# Need suggestions for medium-heavy literature



## Pluralized (Sep 5, 2013)

Lately have been reading outside my normal stuff (Hesse, metaphysical nonfiction, Eco), getting more and more into authors I've never heard of and therefore have no preconceived notions. Prefer it that way. I've wasted some time starting certain ambitious books like Kafka's The Castle, which is just too thick for my comprehension (and isn't very fun to me), James Joyce's Dubliners, Naked Lunch, and others.

I'd like to tackle some medium-heavy stuff that I missed out on in my formative years. Essential works, like Catcher in the Rye and Anna Karenina and As I Lay Dying. 

Thing is - I read for pleasure, but also to investigate and learn about storytelling. I've enjoyed all of the books I've read this year, but when looking for new reading materials I tend to get mired in a five-to-one ratio of crappy stuff for every jewel.
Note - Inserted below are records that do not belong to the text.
# johndpope/SPEAK-hack

Hardware: NVIDIA B200
Metric: irfd_train_pairs_per_sec_256 (higher is better)
Workload: dtype bf16

## Files before the change

include/irfd_b200.h:

```cpp
#ifndef IRFD_B200_H_
#define IRFD_B200_H_

#include <stddef.h>
#include <stdint.h>

#ifdef __cplusplus
extern "C" {
#endif

#define IRFD_ABI_VERSION 1

#define IRFD_OK 0
#define IRFD_ERR_INVALID_ARGUMENT (-1)
#define IRFD_ERR_CUDA (-2)

typedef struct CUstream_st* irfd_stream_t;

int irfd_abi_version(void);
const char* irfd_last_error(void);

int irfd_conv_gemm_m_tiles(int n, int h, int w);
int irfd_conv_gemm_geometry(int n, int h, int w, int ksize, int wgroups, int* out_host);
int irfd_conv_gemm(const void* x, int n, int h, int w, int cin, const void* wk, int cout, int ksize, void* out,
                   void* out2, int mode, const float* bias, const float* nw, const float* noise, const float* sp1,
// ... 61 lines not shown
int irfd_conv_gemm_bnbwd_grouped(const void* x, int n, int h, int w, int cin, const void* wk, int cout, int ksize,
                                 void* out, const void* bn_z, const float* bn_mean, const float* bn_rstd,
                                 const float* const* bn_gamma, const float* const* bn_beta, float* partial,
                                 int stat_groups, int wgroups, int force_block_n, irfd_stream_t stream);
int irfd_conv_gemm_bnbwd_res_grouped(const void* x, int n, int h, int w, int cin, const void* wk, int cout, int ksize,
                                     void* out, const void* bn_z, const float* bn_mean, const float* bn_rstd,
                                     const void* g2, const void* mask_bits, float* partial, int stat_groups,
                                     int wgroups, int force_block_n, irfd_stream_t stream);
int irfd_bn_backward_finish_sets(const void* g, const void* z, const float* mean, const float* rstd,
                                 const float* const* gamma, void* dz, float* const* dgamma, float* const* dbeta,
                                 float grad_beta, int batch_stats, long long rows, int c, int groups, int nsets,
                                 const float* partial, int tiles, void* workspace, long long workspace_bytes,
                                 irfd_stream_t stream);

int irfd_pack_conv_weight(const float* w, void* dst, int o, int i, int taps, int mode, int kpad, irfd_stream_t stream);
int irfd_im2col_stem(const float* x, void* col, int n, int h, int w, int kpad, irfd_stream_t stream);
int irfd_im2col_3x3s2(const void* a, void* col, int n, int h, int w, int c, irfd_stream_t stream);
int irfd_col2im_3x3s2(const void* dcol, void* dx, int n, int h, int w, int c, irfd_stream_t stream);
int irfd_subsample2(const void* a, void* out, int n, int h, int w, int c, irfd_stream_t stream);
int irfd_scatter_add_s2(const void* a, const void* b, void* out, int n, int h, int w, int c, irfd_stream_t stream);
int irfd_maxpool_fwd(const void* a, void* out, void* argmax, int n, int h, int w, int c, irfd_stream_t stream);
int irfd_maxpool_bwd(const void* dout, const void* dout2, const void* argmax, void* dx, int n, int h, int w, int c,
                     irfd_stream_t stream);
int irfd_avgpool_fwd(const void* a, float* out, int n, int hw, int c, irfd_stream_t stream);
int irfd_avgpool_bwd(const float* dfeat, void* g, int n, int hw, int c, irfd_stream_t stream);
int irfd_nchw_to_nhwc_bf16(const float* in, void* out, int b, int c, int hw, int c_pad, irfd_stream_t stream);
int irfd_nhwc_bf16_to_nchw(const void* in, float* out, int b, int c, int hw, int c_pad, irfd_stream_t stream);

int irfd_const_input_fwd(const float* cst, const float* bias, const float* nw, const float* noise, const float* sp1,
                         const float* s1, void* a0, void* y0, int b, int c, irfd_stream_t stream);
int irfd_const_input_bwd(const void* dy, const void* a0, const float* noise, const float* sp1, float* dsp1, float* ds1,
                         float* dconst, float* dbias, float* dnw, int b, int c, irfd_stream_t stream);
int irfd_upsample2x_fwd(const void* in, void* out, int b, int h, int w, int c, irfd_stream_t stream);
int irfd_upsample2x_split_fwd(const void* in, const void* in_lo, void* out, int b, int h, int w, int c,
                              irfd_stream_t stream);
int irfd_const_input_split_fwd(const float* cst, const float* bias, const float* nw, const float* noise,
                               const float* sp1, const float* s1, void* a0, void* y0, void* y0_lo, int b, int c,
                               irfd_stream_t stream);
int irfd_upsample2x_bwd(const void* dout, void* din, int b, int h, int w, int c, irfd_stream_t stream);
int irfd_apply_noise_nchw(const float* x, const float* w, const float* noise, float* out, int b, int c, int hw,
                          irfd_stream_t stream);
int irfd_apply_style_nchw(const float* x, const float* style, float* out, int b, int c, int hw, irfd_stream_t stream);
long long irfd_style_bwd_workspace_bytes(int b, int hw, int c);
int irfd_style_bwd(const void* dy, const void* a, const float* noise, const float* sp1, void* dz, float* ds1,
                   float* dsp1, float* dbias, float* dnw, int b, int hw, int c, void* workspace,
                   long long workspace_bytes, irfd_stream_t stream);
// ... 49 lines not shown
```

speak_hack_b200/csrc/bn.cu:

```cuda
#include "host_util.h"
#include "rowvec.cuh"

namespace irfd {

constexpr int kMaxGroups = 4;
constexpr int kMaxSets = 4;
struct FSet {
  const float* p[kMaxSets];
};
struct FSetM {
  float* p[kMaxSets];
};
constexpr int kFinCh = 8;
constexpr int kFinLanes = 64;
constexpr int kFinThreads = kFinCh * kFinLanes;
constexpr int kFinWarps = kFinThreads / 32;
constexpr int kFinBatch = 8;

__device__ __forceinline__ void fin_partial_sums(const float* __restrict__ p0, const float* __restrict__ p1, size_t stride0,
                                                 size_t stride1, int n, int lane, double& a, double& b) {
  a = 0.0;
  b = 0.0;
  for (int t = lane; t < n; t += kFinLanes * kFinBatch) {
    float x[kFinBatch], y[kFinBatch];
#pragma unroll
    for (int u = 0; u < kFinBatch; ++u) {
      const int tt = t + u * kFinLanes;
      x[u] = tt < n ? __ldg(p0 + (size_t)tt * stride0) : 0.f;
      y[u] = tt < n ? __ldg(p1 + (size_t)tt * stride1) : 0.f;
    }
#pragma unroll
    for (int u = 0; u < kFinBatch; ++u) {
// ... 465 lines not shown
        L.g1, L.g2, L.act, L.z, L.mean, L.rstd, L.gamma, L.beta, L.partial, L.g_out, L.grows, L.c, L.rpb, L.gps,
        zigzag());
  else
    bn_bwd_reduce_kernel<HAS_G2, MASK, false><<<L.grid, kRvThreads, L.smem, L.stream>>>(
        L.g1, L.g2, L.act, L.z, L.mean, L.rstd, L.gamma, L.beta, L.partial, nullptr, L.grows, L.c, L.rpb, L.gps,
        zigzag());
  bn_bwd_finalize_kernel<<<dim3(L.c / kFinCh, L.nsets), kFinThreads, 0, L.stream>>>(L.partial, L.nblk, L.c, (double)L.grows,
                                                                             L.dgamma, L.dbeta, L.grad_beta, L.c1, L.c2,
                                                                             L.batch_stats, L.gps);
  if (L.g_out != nullptr)
    bn_bwd_apply_kernel<false, 0, false><<<L.grid, kRvThreads, 0, L.stream>>>(
        L.g_out, nullptr, nullptr, L.z, L.mean, L.rstd, L.gamma, L.beta, L.c1, L.c2, L.dz, nullptr, L.grows, L.c, L.rpb,
        L.gps);
  else
    bn_bwd_apply_kernel<HAS_G2, MASK, false><<<L.grid, kRvThreads, 0, L.stream>>>(
        L.g1, L.g2, L.act, L.z, L.mean, L.rstd, L.gamma, L.beta, L.c1, L.c2, L.dz, nullptr, L.grows, L.c, L.rpb,
        L.gps);
}

}

using namespace irfd;

static FSet make_fset(const float* const* ptrs, int nsets) {
  FSet f;
  for (int i = 0; i < kMaxSets; ++i) f.p[i] = (ptrs != nullptr && i < nsets) ? ptrs[i] : nullptr;
  return f;
}
static FSetM make_fsetm(float* const* ptrs, int nsets) {
  FSetM f;
  for (int i = 0; i < kMaxSets; ++i) f.p[i] = (ptrs != nullptr && i < nsets) ? ptrs[i] : nullptr;
  return f;
}
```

Can some of you well-read beasts help me with some suggestions for intelligently written, gripping stories? Fiction, of a darker nature, and I'm not afraid of arcane language (although some translations *Proust* run me out of steam fairly quick). Need fuel for my creativity engine.

Thanks guys!


----------



## Jeko (Sep 6, 2013)

Phillip K Dick paints the world darkly with a wonderfully crafted brush; he's someone I've always admired and want to read more of myself. Though I'm not sure how you define 'medium-heavy'.


----------



## Pluralized (Sep 6, 2013)

What I'm after is literary fiction, I suppose, worthy of reading for the purposes of enjoyment and enhancing my knowledge of proper storytelling and thoughtful prose. Of recently started books (always reading a few simultaneously it seems), Faulkner seems to be fitting the bill, as does Kingsolver. 

Any suggestions welcome.


----------



## philistine (Sep 6, 2013)

How about some Balzac?


----------



## Deleted member 49710 (Sep 6, 2013)

Here are some books I saw on my shelves which I think most people both like and respect, and if they don't people say deprecating things about them in whispers:
Truman Capote, _In Cold Blood_
Louis-Ferdinand Céline, _Voyage to the End of Night_ (disclaimer: I just started this)
Jeanette Winterson, _Oranges Are Not the Only Fruit_ or _Written on the Body_
Dorothy Allison,_ Bastard Out of Carolina_
Gustave Flaubert,_ Madame Bovary _or_ A Sentimental Education _or_ Three Stories
_Stendhal,_ The Red and the Black
_Thackeray, _Vanity Fair._ (long but don't be intimidated, it's very fun.)

Hope this helps. You should tell us what you pick up and what you think. 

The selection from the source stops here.